An idea of what can be expected in practice is indicated by Figures 5 and 6, which plot relative frequency distributions of the individual ratios of standard deviations of pairs of samples, *s*_{1}/*s*_{2}, taken from normal, exponential, and lognormal distributions over 100,000 replications, when the difference between means was 0.5σ. It is clear that the sample ratios covered an extensive range of values, and it would difficult to decide in any one case about the suitability of a test of location. In some instances (Figure 5), the populations had equal variances, but the samples represented in a fairly large region in the tails of the distributions would be taken as evidence of violation of the assumption when there is none. In other instances (Figure 6), the population variances were unequal, but many pairs of samples in the central part of the distribution could be taken as evidence that homogeneity is satisfied when it is not. Despite selection, there is still an extensive distribution of ratios that are not close to 1.00. The extent to which these possibilities would arise in practice would depend on sample sizes and consequent variability of the ratios.

The simulations in the present study revealed that arbitrary selection of samples with nearly equal variances, specifically ratios of standard deviations as small as 1.1, 1.2, or 1.3, did not improve the robustness of the Student *t* test or its non-parametric counterpart, the Wilcoxon–Mann–Whitney test, when population variances were unequal. On the contrary, selection of homogeneous samples often made the situation worse.
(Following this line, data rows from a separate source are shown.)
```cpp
using mlp_value_grad_fn = int(const hjbx_system* sys, const hjbx_net& net, const float* x, float* V, float* g, int64_t B, void* stream, const char* who);
using mlp_rollout_fn = int(const hjbx_system* sys, const hjbx_task* task, const hjbx_net& net, const hjbx_rollout_args& a, const char* who);
using mlp_value_hessian_fn = int(const hjbx_system* sys, const hjbx_net& net, const float* x, float* H, float* dy, int64_t B, void* stream, const char* who);
#define HJBX_MLP_SYM2(prefix, name, v) prefix##name##v
#define HJBX_MLP_SYM(prefix, name, v) HJBX_MLP_SYM2(prefix, name, v)
#define HJBX_MLP_DECLARE_VARIANT(prefix, v)                                                          \
    __attribute__((visibility("hidden"))) mlp_value_grad_fn HJBX_MLP_SYM(prefix, _value_grad_act, v); \
    __attribute__((visibility("hidden"))) mlp_rollout_fn HJBX_MLP_SYM(prefix, _rollout_act, v);
#define HJBX_MLP_DEFINE_VARIANT(prefix, v, TL, WAVES, ACT, ARITH, Head)                                                                            \
    int HJBX_MLP_SYM(prefix, _value_grad_act, v)(const hjbx_system* sys, const hjbx_net& net, const float* x, float* V, float* g, int64_t B,        \
                                                 void* stream, const char* who) {                                                                  \
        return dispatch_value_grad<TL, WAVES, ACT, ARITH, Head>(sys, net, x, V, g, B, stream, who);                                                \
    }                                                                                                                                              \
    int HJBX_MLP_SYM(prefix, _rollout_act, v)(const hjbx_system* sys, const hjbx_task* task, const hjbx_net& net, const hjbx_rollout_args& a,       \
                                              const char* who) {                                                                                   \
        return dispatch_rollout<WAVES, ACT, ARITH, Head>(sys, task, net, a, who);                                                                  \
    }
#define HJBX_HESS_DECLARE_VARIANT(prefix, v) __attribute__((visibility("hidden"))) mlp_value_hessian_fn HJBX_MLP_SYM(prefix, _value_hessian_act, v);
#define HJBX_HESS_DEFINE_VARIANT(prefix, v, ACT, Head)                                                                                              \
    int HJBX_MLP_SYM(prefix, _value_hessian_act, v)(const hjbx_system* sys, const hjbx_net& net, const float* x, float* H, float* dy, int64_t B,    \
                                                    void* stream, const char* who) {                                                               \
        return dispatch_value_hessian<ACT, Head>(sys, net, x, H, dy, B, stream, who);                                                              \
    }
```

### q_learning_with_hjb_amd/csrc/hjbx_mlp_kernels.hpp

```cpp
#pragma once
#include <hip/hip_runtime.h>
#include <type_traits>

#include <cstddef>

#include "hjbx_internal.hpp"
#include "hjbx_systems.hpp"
#include "hjbx_mlp_core.hpp"
#include "hjbx_mlp_x3.hpp"
#include "hjbx_mlp_h2.hpp"

using namespace hjbx;

struct MlpHeadPd {
    static constexpr bool kSoft = false;
    template <int N, int AR> using Lds = typename MlpArith<AR>::template Lds<N>;
};
struct MlpHeadSoft {
    static constexpr bool kSoft = true;
    template <int N, int AR> using Lds = MlpLdsSoft<N>;
    const float *b1, *b2, *b3, *w4, *b4;
};

template <typename S, int TL, int WAVES, int ACT, int AR, typename HEAD = MlpHeadPd>
__global__ __launch_bounds__(WAVES * 64, WAVES / 4) void k_value_grad_mfma(S sys, MlpP<S::N> p, const float* __restrict__ W1g,
                                                                         const float* __restrict__ W2g, const float* __restrict__ W3g,
                                                                         const float* __restrict__ x, float* __restrict__ Vout,
                                                                         float* __restrict__ gout, int64_t B, int64_t ngroups, HEAD head) {
    constexpr int N = S::N;
    static_assert(N % 2 == 0, "state dimension must be even (k-steps of 2)");
    static_assert(AR == 0 || TL == 1, "the split-operand chains hold one tile per wave");
    __shared__ __attribute__((aligned(256))) typename HEAD::template Lds<N, AR> L;
    const int tid = threadIdx.x;
    if (tid == 0) L.next = WAVES;
#ifdef HJBX_DIAG_CLOCK
    const unsigned long long tentry = __builtin_amdgcn_s_memrealtime();
#endif
    MlpArith<AR>::template fill<N, WAVES * 64>(L, W1g, W2g, W3g, tid);
    if constexpr (HEAD::kSoft) mlp_fill_bias<WAVES * 64>(L.bias, head.b1, head.b2, head.b3, head.w4, head.b4, tid);
    __syncthreads();
    const int lane = tid & 63, wave = tid >> 6;
    const auto c = [&] { return MlpArith<AR>::template ctx<N>(L, lane); }();
    const int i = c.i, h = c.h;

    const int64_t groups_per_wg = (ngroups + gridDim.x - 1) / gridDim.x;
    const int64_t g_begin = (int64_t)blockIdx.x * groups_per_wg;
    const int64_t g_end = (g_begin + groups_per_wg < ngroups) ? g_begin + groups_per_wg : ngroups;

    auto load_rows = [&](int64_t grp, float (&dst)[TL][N]) {
#pragma unroll
        for (int t = 0; t < TL; ++t) {
            const int64_t en = (grp * TL + t) * 32 + i;
            load_sample<N>(x, p, en, grp < g_end && en < B, dst[t]);
        }
    };

    int64_t grp = g_begin + wave;
#ifdef HJBX_DIAG_CLOCK
    const unsigned long long t0c = __builtin_amdgcn_s_memtime(), t0r = __builtin_amdgcn_s_memrealtime();
#endif
    float xs[TL][N], xn[TL][N];
    load_rows(grp, xs);
    for (; grp < g_end;) {
        asm volatile("" ::: "memory");
        int nxt = 0;
        if (lane == 0) nxt = atomicAdd(&L.next, 1);
        const int64_t grp_next = g_begin + __builtin_amdgcn_readfirstlane(nxt);
        load_rows(grp_next, xn);

        float V[TL], g[TL][N];
        if constexpr (HEAD::kSoft) mlp_value_grad<S, TL, ACT, true>(sys, p, c, xs, gout != nullptr, V, g, &L.bias);
        else MlpArith<AR>::template value_grad<S, TL, ACT>(sys, p, c, xs, gout != nullptr, V, g);
#pragma unroll
        for (int t = 0; t < TL; ++t) {
            const int64_t env = (grp * TL + t) * 32 + i;
            if (env < B && h == 0) {
#ifndef HJBX_DIAG_CLOCK
                if (Vout) Vout[env] = V[t];
#endif
                if (gout) store_row<N>(gout, env, g[t]);
            }
#pragma unroll
            for (int k = 0; k < N; ++k) xs[t][k] = xn[t][k];
        }
        grp = grp_next;
    }
#ifdef HJBX_DIAG_CLOCK
    {
        const unsigned long long t1c = __builtin_amdgcn_s_memtime(), t1r = __builtin_amdgcn_s_memrealtime();
        if (Vout && gout && lane == 0) {
            float* d = Vout + 4 * ((int64_t)blockIdx.x * WAVES + wave);
            d[0] = (float)(t1c - t0c); d[1] = (float)(t1r - t0r);
            d[2] = (float)(t0r - tentry); d[3] = (float)(tentry & 0xFFFFFFull);
        }
    }
#endif
}

template <int N, int M> struct RolloutOut {
    float* traj;
    float* u_log;
    float* cost;
    float* done;
    float* resid;
    int32_t* done_step;
    float* x_out;
};

static constexpr int kWsQueue = 0;
static constexpr int kWsStarted = 32;
static constexpr int kWsExited = 64;
static constexpr int kWsFlags = 96;
static constexpr int kMaxGrid = 1024;
static constexpr int kWsOpen = kWsFlags + kMaxGrid;
static constexpr int kWsWords = kWsOpen + kMaxGrid;
#define HJBX_RLX_AGENT __ATOMIC_RELAXED, __HIP_MEMORY_SCOPE_AGENT

template <int INTEG, typename S, int WAVES, int ACT, int AR, typename HEAD = MlpHeadPd>
__global__ __launch_bounds__(WAVES * 64, WAVES / 4) void k_vhjb_rollout_mfma(S sys_k, MlpP<S::N> p_k, TaskP<float, S::N, S::M> tk_k,
                                                                           Limits<float, S::M> lim_k, const float* __restrict__ W1g,
                                                                           const float* __restrict__ W2g, const float* __restrict__ W3g,
                                                                           int t_first, int n_steps, int T_max, const float* x ,
                                                                           const int32_t* __restrict__ order, RolloutOut<S::N, S::M> o, int64_t B,
                                                                           int64_t ngroups, unsigned* ws, int sched, HEAD head) {
    constexpr int N = S::N, M = S::M;
    static_assert(N % 2 == 0, "state dimension must be even (k-steps of 2)");
    __shared__ __attribute__((aligned(256))) typename HEAD::template Lds<N, AR> L;
    __shared__ __attribute__((aligned(16))) unsigned char sys_raw[sizeof(S)];
    S& sys_s = *reinterpret_cast<S*>(sys_raw);
    __shared__ MlpP<N> p_s;
    __shared__ TaskP<float, N, M> tk_s;
    __shared__ Limits<float, M> lim_s;
    const int tid = threadIdx.x;
    __shared__ int q_next[4];
    __shared__ int waves_done;
    __shared__ unsigned my_flag;
    if (tid < 4) q_next[tid] = WAVES / 4;
    if (tid == 0) {
        waves_done = 0;
        unsigned seen = 0u;
        __hip_atomic_compare_exchange_strong(ws + kWsFlags + blockIdx.x, &seen, 1u, __ATOMIC_RELAXED, HJBX_RLX_AGENT);
        my_flag = seen;
        __hip_atomic_fetch_add(ws + kWsStarted, 1u, HJBX_RLX_AGENT);
        sys_s = sys_k; p_s = p_k; tk_s = tk_k; lim_s = lim_k;
    }
    MlpArith<AR>::template fill<N, WAVES * 64>(L, W1g, W2g, W3g, tid);
    if constexpr (HEAD::kSoft) mlp_fill_bias<WAVES * 64>(L.bias, head.b1, head.b2, head.b3, head.w4, head.b4, tid);
    __syncthreads();
    const S& sys = sys_s;
    const MlpP<N>& p = p_s;
    const TaskP<float, N, M>& tk = tk_s;
    const Limits<float, M>& lim = lim_s;
    const int lane = tid & 63, wave = __builtin_amdgcn_readfirstlane(tid >> 6);
    const unsigned my_flag_u = (unsigned)__builtin_amdgcn_readfirstlane((int)my_flag);
    const auto c = [&] { return MlpArith<AR>::template ctx<N>(L, lane); }();
    const int i = c.i, h = c.h;
    const int simd = wave & 3;
    const int G = (int)gridDim.x;
    const int64_t picks_per_wg = (ngroups + G - 1) / G;
    auto group_of = [&](int w, int64_t pick) -> int64_t {
        if (pick >= picks_per_wg) return -1;
        const int64_t g = order ? (int64_t)w + pick * G : (int64_t)w * picks_per_wg + pick;
        return g < ngroups ? g : -1;
    };
    int victim = -1;
    auto next_group = [&]() -> int64_t {
        if (sched == 1) {
            unsigned t = 0;
            if (lane == 0) t = __hip_atomic_fetch_add(ws + kWsQueue, 1u, HJBX_RLX_AGENT);
            const int64_t g = (int64_t)G * WAVES + (unsigned)__builtin_amdgcn_readfirstlane((int)t);
            return g < ngroups ? g : -1;
        }
        if (victim < 0) {
            int nxt = 0;
            if (lane == 0) nxt = atomicAdd(&q_next[simd], 1);
            const int64_t g = my_flag_u == 0u ? group_of(blockIdx.x, simd + 4 * (int64_t)__builtin_amdgcn_readfirstlane(nxt)) : -1;
            if (g >= 0) return g;
            victim = 0;
            unsigned started = 0;
            if (lane == 0) started = __hip_atomic_load(ws + kWsStarted, HJBX_RLX_AGENT);
            if (__builtin_amdgcn_readfirstlane((int)started) >= G) victim = G;
        }
        while (victim < G) {
            const int w = victim + lane;
            unsigned f = 1u;
            if (w < G) {
                f = __hip_atomic_load(ws + kWsFlags + w, HJBX_RLX_AGENT);
                if (f == 0u && __hip_atomic_compare_exchange_strong(ws + kWsFlags + w, &f, 2u, __ATOMIC_RELAXED, HJBX_RLX_AGENT)) f = 2u;
            }
            unsigned long long open = __builtin_amdgcn_ballot_w64(f == 2u);
            while (open) {
                const int b = __builtin_ctzll(open);
                unsigned t = 0;
                if (lane == 0) t = __hip_atomic_fetch_add(ws + kWsOpen + victim + b, 1u, HJBX_RLX_AGENT);
                const int64_t g = group_of(victim + b, (int64_t)(unsigned)__builtin_amdgcn_readfirstlane((int)t));
                if (g >= 0) { victim += b; return g; }
                open &= open - 1;
            }
            victim = (victim + 64 < G) ? victim + 64 : G;
        }
        return -1;
    };
    int64_t grp;
    if (sched == 1) grp = (int64_t)blockIdx.x * WAVES + wave < ngroups ? (int64_t)blockIdx.x * WAVES + wave : -1;
    else grp = my_flag_u == 0u ? group_of(blockIdx.x, wave) : -1;
    if (grp < 0) grp = next_group();
    while (grp >= 0) {
        const int64_t slot = grp * 32 + i;
        const bool valid = slot < B;
        int64_t env = valid ? (order ? (int64_t)order[slot] : slot) : 0;
        env = env < 0 ? 0 : (env >= B ? B - 1 : env);
        const bool writer = valid && h == 0;
        float xs[1][N];
        int32_t ds = 0;
        if (valid) {
            load_row<N>(x, env, xs[0]);
            ds = o.done_step[env];
        } else {
#pragma unroll
            for (int k = 0; k < N; ++k) xs[0][k] = p.xf[k];
        }
        if (o.traj && writer) store_row<N>(o.traj, env, xs[0]);
        for (int k = 0; k < n_steps; ++k) {
            asm volatile("" ::: "memory");
            float xo[N], u[M], cst, dn, res;
            if (__builtin_amdgcn_ballot_w64(ds < 0) == 0) {
#pragma unroll
                for (int q = 0; q < N; ++q) xo[q] = xs[0][q];
#pragma unroll
                for (int j = 0; j < M; ++j) u[j] = 0.0f;
                cst = dn = res = 0.0f;
            } else {
                float V[1], g[1][N];
                if constexpr (HEAD::kSoft) mlp_value_grad<S, 1, ACT, true>(sys, p, c, xs, true, V, g, &L.bias);
                else MlpArith<AR>::template value_grad<S, 1, ACT>(sys, p, c, xs, true, V, g);
                vhjb_step_env<INTEG>(sys, tk, lim, t_first + k, T_max, o.resid != nullptr, xs[0], g[0], ds, xo, u, cst, dn, res);
            }
            if (writer) {
                const int64_t row = (int64_t)k * B + env;
                o.cost[row] = cst;
                o.done[row] = dn;
                if (o.resid) o.resid[row] = res;
                if (o.u_log) store_row<M>(o.u_log + (int64_t)k * B * M, env, u);
                if (o.traj) store_row<N>(o.traj + (int64_t)(k + 1) * B * N, env, xo);
            }
#pragma unroll
            for (int q = 0; q < N; ++q) xs[0][q] = xo[q];
        }
        if (writer) {
            o.done_step[env] = ds;
            if (o.x_out) store_row<N>(o.x_out, env, xs[0]);
        }
        grp = next_group();
    }
    int lastw = 0;
    if (lane == 0 && atomicAdd(&waves_done, 1) == WAVES - 1) lastw = __hip_atomic_fetch_add(ws + kWsExited, 1u, HJBX_RLX_AGENT) == (unsigned)(G - 1);
    if (__builtin_amdgcn_readfirstlane(lastw)) {
        for (int w = lane; w < kWsWords; w += 64)
            if (w < kWsFlags || (w - kWsFlags) % kMaxGrid < G) __hip_atomic_store(ws + w, 0u, HJBX_RLX_AGENT);
    }
}
```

When normal distributions had equal variances, the Type I error rates and power of the Student *t* test performed on selected or unselected samples were almost indistinguishable. However, for non-normal distributions, Type I error rates typically fell considerably below the nominal significance level, and power functions were anomalous. In the case of the *t* test on ranks, the Type I error rates for unselected samples were maintained, as is well known. However, for selected samples, that desirable property of non-parametric methods was no longer evident, and the Type I error rates declined below the significance level. Often there was extreme bias and power declined as the difference between means increased.
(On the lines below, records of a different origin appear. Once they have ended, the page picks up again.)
+    const int r = lr + 8 * i, f = ((r >> 1) & 1) | (((r >> 3) & 1) << 1);
+    wr_off[i] = r * 64 + ((((lu >> 1) ^ f) << 1) | (lu & 1)) * 8;
+  }
+  const int tr_row = kg * 8 + (fr >> 2), tr_f = ((tr_row >> 1) & 1) | (((tr_row >> 3) & 1) << 1);
+  const int cy = fr >> 2, cx = fr & 3;
+  auto issue = [&](int kc, int kend, half8(&v)[4]) {
+#pragma unroll
+    for (int i = 0; i < 4; ++i) {
+      const int e = kc + lr + 8 * i;
+      const int row = e < kend ? e_row[min(e, kListCap - 1)] : 0;
+      v[i] = *reinterpret_cast<const half8 *>(dsrc + (size_t)row * C);
+    }
+  };
+  auto consume = [&](int kc, const half8(&v)[4]) {
+    const half8 zero8 = {0, 0, 0, 0, 0, 0, 0, 0};
+    __builtin_amdgcn_fence(__ATOMIC_RELEASE, "wavefront");
+    __builtin_amdgcn_wave_barrier();
+#pragma unroll
+    for (int i = 0; i < 4; ++i) *reinterpret_cast<half8 *>(img + wr_off[i]) = ch_ok ? v[i] : zero8;
+    const floatx4 ya = *reinterpret_cast<const floatx4 *>(&wy[cy][kc + kg * 8]);
+    const floatx4 yb = *reinterpret_cast<const floatx4 *>(&wy[cy][kc + kg * 8 + 4]);
+    const floatx4 xa = *reinterpret_cast<const floatx4 *>(&wx[cx][kc + kg * 8]);
+    const floatx4 xb = *reinterpret_cast<const floatx4 *>(&wx[cx][kc + kg * 8 + 4]);
+    half8 a_hi, a_lo;
+#pragma unroll
+    for (int t = 0; t < 8; ++t) {
+      const float w = (t < 4 ? ya[t & 3] : yb[t & 3]) * (t < 4 ? xa[t & 3] : xb[t & 3]);
+      const half_t hi = (half_t)w;
+      a_hi[t] = hi;
+      a_lo[t] = (half_t)(w - (float)hi);
+    }
+    asm volatile("s_waitcnt lgkmcnt(0)" ::: "memory");
+    __builtin_amdgcn_fence(__ATOMIC_RELEASE, "wavefront");
+    __builtin_amdgcn_wave_barrier();
+    typedef short short4v_ __attribute__((ext_vector_type(4)));
+    typedef __attribute__((address_space(3))) short4v_ *lds_v4;
+    half8 bv[4];
+#pragma unroll
+    for (int j = 0; j < 4; ++j) {
+      const half_t *p = img + tr_row * 64 + ((j ^ tr_f) * 16) + cx * 4;
+      union { short4v_ s[2]; half8 hh; } u;
+      u.s[0] = __builtin_amdgcn_ds_read_tr16_b64_v4i16((lds_v4)p);
+      u.s[1] = __builtin_amdgcn_ds_read_tr16_b64_v4i16((lds_v4)(p + 4 * 64));
+      bv[j] = u.hh;
+    }
+#pragma unroll
+    for (int j = 0; j < 4; ++j) {
+      acc[j] = __builtin_amdgcn_mfma_f32_16x16x32_f16(a_hi, bv[j], acc[j], 0, 0, 0);
+      acc[j] = __builtin_amdgcn_mfma_f32_16x16x32_f16(a_lo, bv[j], acc[j], 0, 0, 0);
+    }
+  };
+  auto flush = [&]() {
+    const int kend = (cnt + 31) & ~31;
+    for (int i = tid; i < (kend - cnt) * 4; i += nthr) {
+      const int e = cnt + (i >> 2), k = i & 3;
+      wy[k][e] = 0.f;
+      wx[k][e] = 0.f;
+      if (k == 0) e_row[e] = 0;
+    }
+    __syncthreads();
+    if (cnt > 0) {
+      half8 va[4], vb[4];
+      issue(0, kend, va);
+      for (int kc = 0; kc < cnt; kc += 64) {
+        issue(kc + 32, kend, vb);
+        consume(kc, va);
+        issue(kc + 64, kend, va);
+        if (kc + 32 < cnt) consume(kc + 32, vb);
+      }
+    }
+    __syncthreads();
+    cnt = 0;
+  };
+
+  const SnDiv d_T = deform_div_make((unsigned)T), d_KW = deform_div_make((unsigned)KW), d_ww = deform_div_make((unsigned)max(ww, 1));
+  int par = 0;
+  for (int base0 = 0; base0 < cand; base0 += kDcPre * nthr, par ^= 1) {
+    float py[kDcPre], px[kDcPre];
+    int idx[kDcPre];
+#pragma unroll
+    for (int u = 0; u < kDcPre; ++u) {
+      const int widx = min(base0 + u * nthr + tid, cand - 1);
+      const int wl = (int)sn_div((unsigned)widx, d_T), tap = widx - wl * T;
+      const int wr = (int)sn_div((unsigned)wl, d_ww);
+      const int oy = oy_lo + wr, ox = ox_lo + (wl - wr * ww);
+      const int ml = oy * Wo + ox;
+      idx[u] = ml * T + tap;
+      const int kh = (int)sn_div((unsigned)tap, d_KW), kw = tap - kh * KW;
+      const TO *op = offset + ((size_t)n * Ho * Wo + ml) * off_ps + g * 2 * T + 2 * tap;
+      py[u] = (float)(oy * stride - pad + kh * dil) + (float)op[0];
+      px[u] = (float)(ox * stride - pad + kw * dil) + (float)op[1];
+    }
+    unsigned hits = 0;
+    unsigned long long m[kDcPre];
+#pragma unroll
+    for (int u = 0; u < kDcPre; ++u) {
+      const DeformSample s = deform_sample(py[u], px[u], H, W);
+      const bool hit = base0 + u * nthr + tid < cand && s.ok && s.x1 >= x0 && s.x0 <= x0 + 3 && s.y1 >= y0 && s.y0 <= y0 + 3;
+      hits |= hit ? 1u << u : 0u;
+      m[u] = __ballot(hit);
+      if (lane == 0) seg_n[par][u][wave] = __popcll(m[u]);
+    }
+    __syncthreads();
+#pragma unroll 1
+    for (int u = 0; u < kDcPre && base0 + u * nthr < cand; ++u) {
+      if (cnt > kListCap - nthr) flush();
+      int eoff = cnt, added = 0;
+      for (int k = 0; k < nwave; ++k) {
+        const int nn = seg_n[par][u][k];
+        eoff += k < wave ? nn : 0;
+        added += nn;
+      }
+      if (hits & 1u) {
+        const int pos = eoff + __popcll(m[0] & lt);
+        const DeformSample s = deform_sample(py[0], px[0], H, W);
+        float Wy[4], Wx[4];
+        deform_tile_weights(s, x0, y0, Wy, Wx);
+        e_row[pos] = n * cand_full + idx[0];
+#pragma unroll
+        for (int k = 0; k < 4; ++k) {
+          wy[k][pos] = Wy[k];
+          wx[k][pos] = Wx[k];
+        }
+      }
+      cnt += added;
+      hits >>= 1;
+#pragma unroll
+      for (int k = 0; k + 1 < kDcPre; ++k) {
+        py[k] = py[k + 1];
+        px[k] = px[k + 1];
+        idx[k] = idx[k + 1];
+        m[k] = m[k + 1];
+      }
+    }
+  }
+  flush();
+  const int y = y0 + kg;
+#pragma unroll
+  for (int j = 0; j < 4; ++j) {
+    const int cl = cl0 + j * 16 + fr;
+    if (cl >= cg || y >= H) continue;
+#pragma unroll
+    for (int r = 0; r < 4; ++r) {
+      const int x = x0 + r;
+      if (x >= W) continue;
+      const size_t o = (((size_t)n * H + y) * W + x) * C + g * cg + cl;
+      if (out_f32) ((float *)d_data)[o] = acc[j][r];
+      else ((half_t *)d_data)[o] = (half_t)acc[j][r];
+    }
+  }
+}
+
 SN_EXPORT int sn_deform_im2col(const void *data, const void *offset, void *col, int N, int H, int W, int C, int KH, int KW,
                                int stride, int pad, int dil, int deformable_groups, int offset_pix_stride, int offset_dtype,
                                sn_stream_t stream) {
@@ -1332,22 +1583,7 @@
 template <typename TO>
 __global__ __launch_bounds__(256) void deform_absmax_kernel(const TO *__restrict__ offset, long rows, int cols, int ld,
                                                             unsigned *__restrict__ out) {
-  float m = 0.f;
-  const long total = rows * cols;
-  for (long i = (long)blockIdx.x * blockDim.x + threadIdx.x; i < total; i += (long)gridDim.x * blockDim.x) {
-    const long r = i / cols;
-    const float v = fabsf((float)offset[r * ld + (i - r * cols)]);
-    m = (v > m || v != v) ? (v != v ? INFINITY : v) : m;
-  }
-  for (int off = 32; off > 0; off >>= 1) m = fmaxf(m, __shfl_xor(m, off, 64));
-  __shared__ float wmax[4];
-  if ((threadIdx.x & 63) == 0) wmax[threadIdx.x >> 6] = m;
-  __syncthreads();
-  if (threadIdx.x == 0) {
-    const float b = fmaxf(fmaxf(wmax[0], wmax[1]), fmaxf(wmax[2], wmax[3]));
-    const unsigned bits = __float_as_uint(b);
-    if (bits > *reinterpret_cast<volatile unsigned *>(out)) atomicMax(out, bits);
-  }
+  deform_absmax_block(offset, rows, cols, ld, out, (int)blockIdx.x, (int)gridDim.x);
 }
 
 SN_EXPORT int sn_deform_col2im(const void *dcol, const void *data, const void *offset, void *d_data, int d_data_f32,
@@ -1359,6 +1595,10 @@
   const int Ho = sn_conv_out(H, KH, stride, pad, dil), Wo = sn_conv_out(W, KW, stride, pad, dil);
   SN_REQUIRE((long)N * Ho * Wo * KH * KW < 2147483647L, "sn_deform_col2im: too many sampling points");
   hipStream_t s = sn_stream(stream);
+  const bool v1 = sn_debug_get(SN_OPT_DEFORM_COL2IM_V1) != 0;
+  unsigned *dmax = d_data ? (unsigned *)ws : nullptr;
+  const bool fused_max = dmax && d_offset && !v1;
+  if (dmax) SN_HIP(hipMemsetAsync(dmax, 0, sizeof(unsigned), s));
   if (d_offset) {
     SN_REQUIRE(lpg >= 1 && lpg <= 64 && (lpg & (lpg - 1)) == 0 && cg % 8 == 0,
                "sn_deform_col2im: channels per deformable group / 8 must be a power of two <= 64");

When population variances were heterogeneous, the Type I errors and power of tests on unselected samples exhibited the usual inflation or depression that occurs with unequal sample sizes. However, both *t* and *t*_{R} performed on selected samples resulted in an even greater degree of inflation or depression. As a general rule, selection of samples to ensure homogeneity appears to move the probabilities of Type I and Type II errors still further in the direction that the selection process is intended to counteract.

In the case of normal distributions, there is no correlation between the presence of unequal variances in a pair of samples and the outcome of a hypothesis test based on those samples. In the case of non-normal distributions there are some correlations, but not in a direction that would be useful in practical research. It may be necessary to accept the fact that further modifications or adjustments to the *t* test and Wilcoxon–Mann–Whitney test cannot produce a method that will protect Type I errors and power under variance heterogeneity. On the other hand, it is possible that newer methods, not necessarily based on selection of samples or ranking, can better handle the two sample location problem when variances are unequal. Bootstrap methods, use of trimmed means, and other techniques that have been explored in recent years (Wilcox, 2003, 2005) may prove to be more useful in practical research.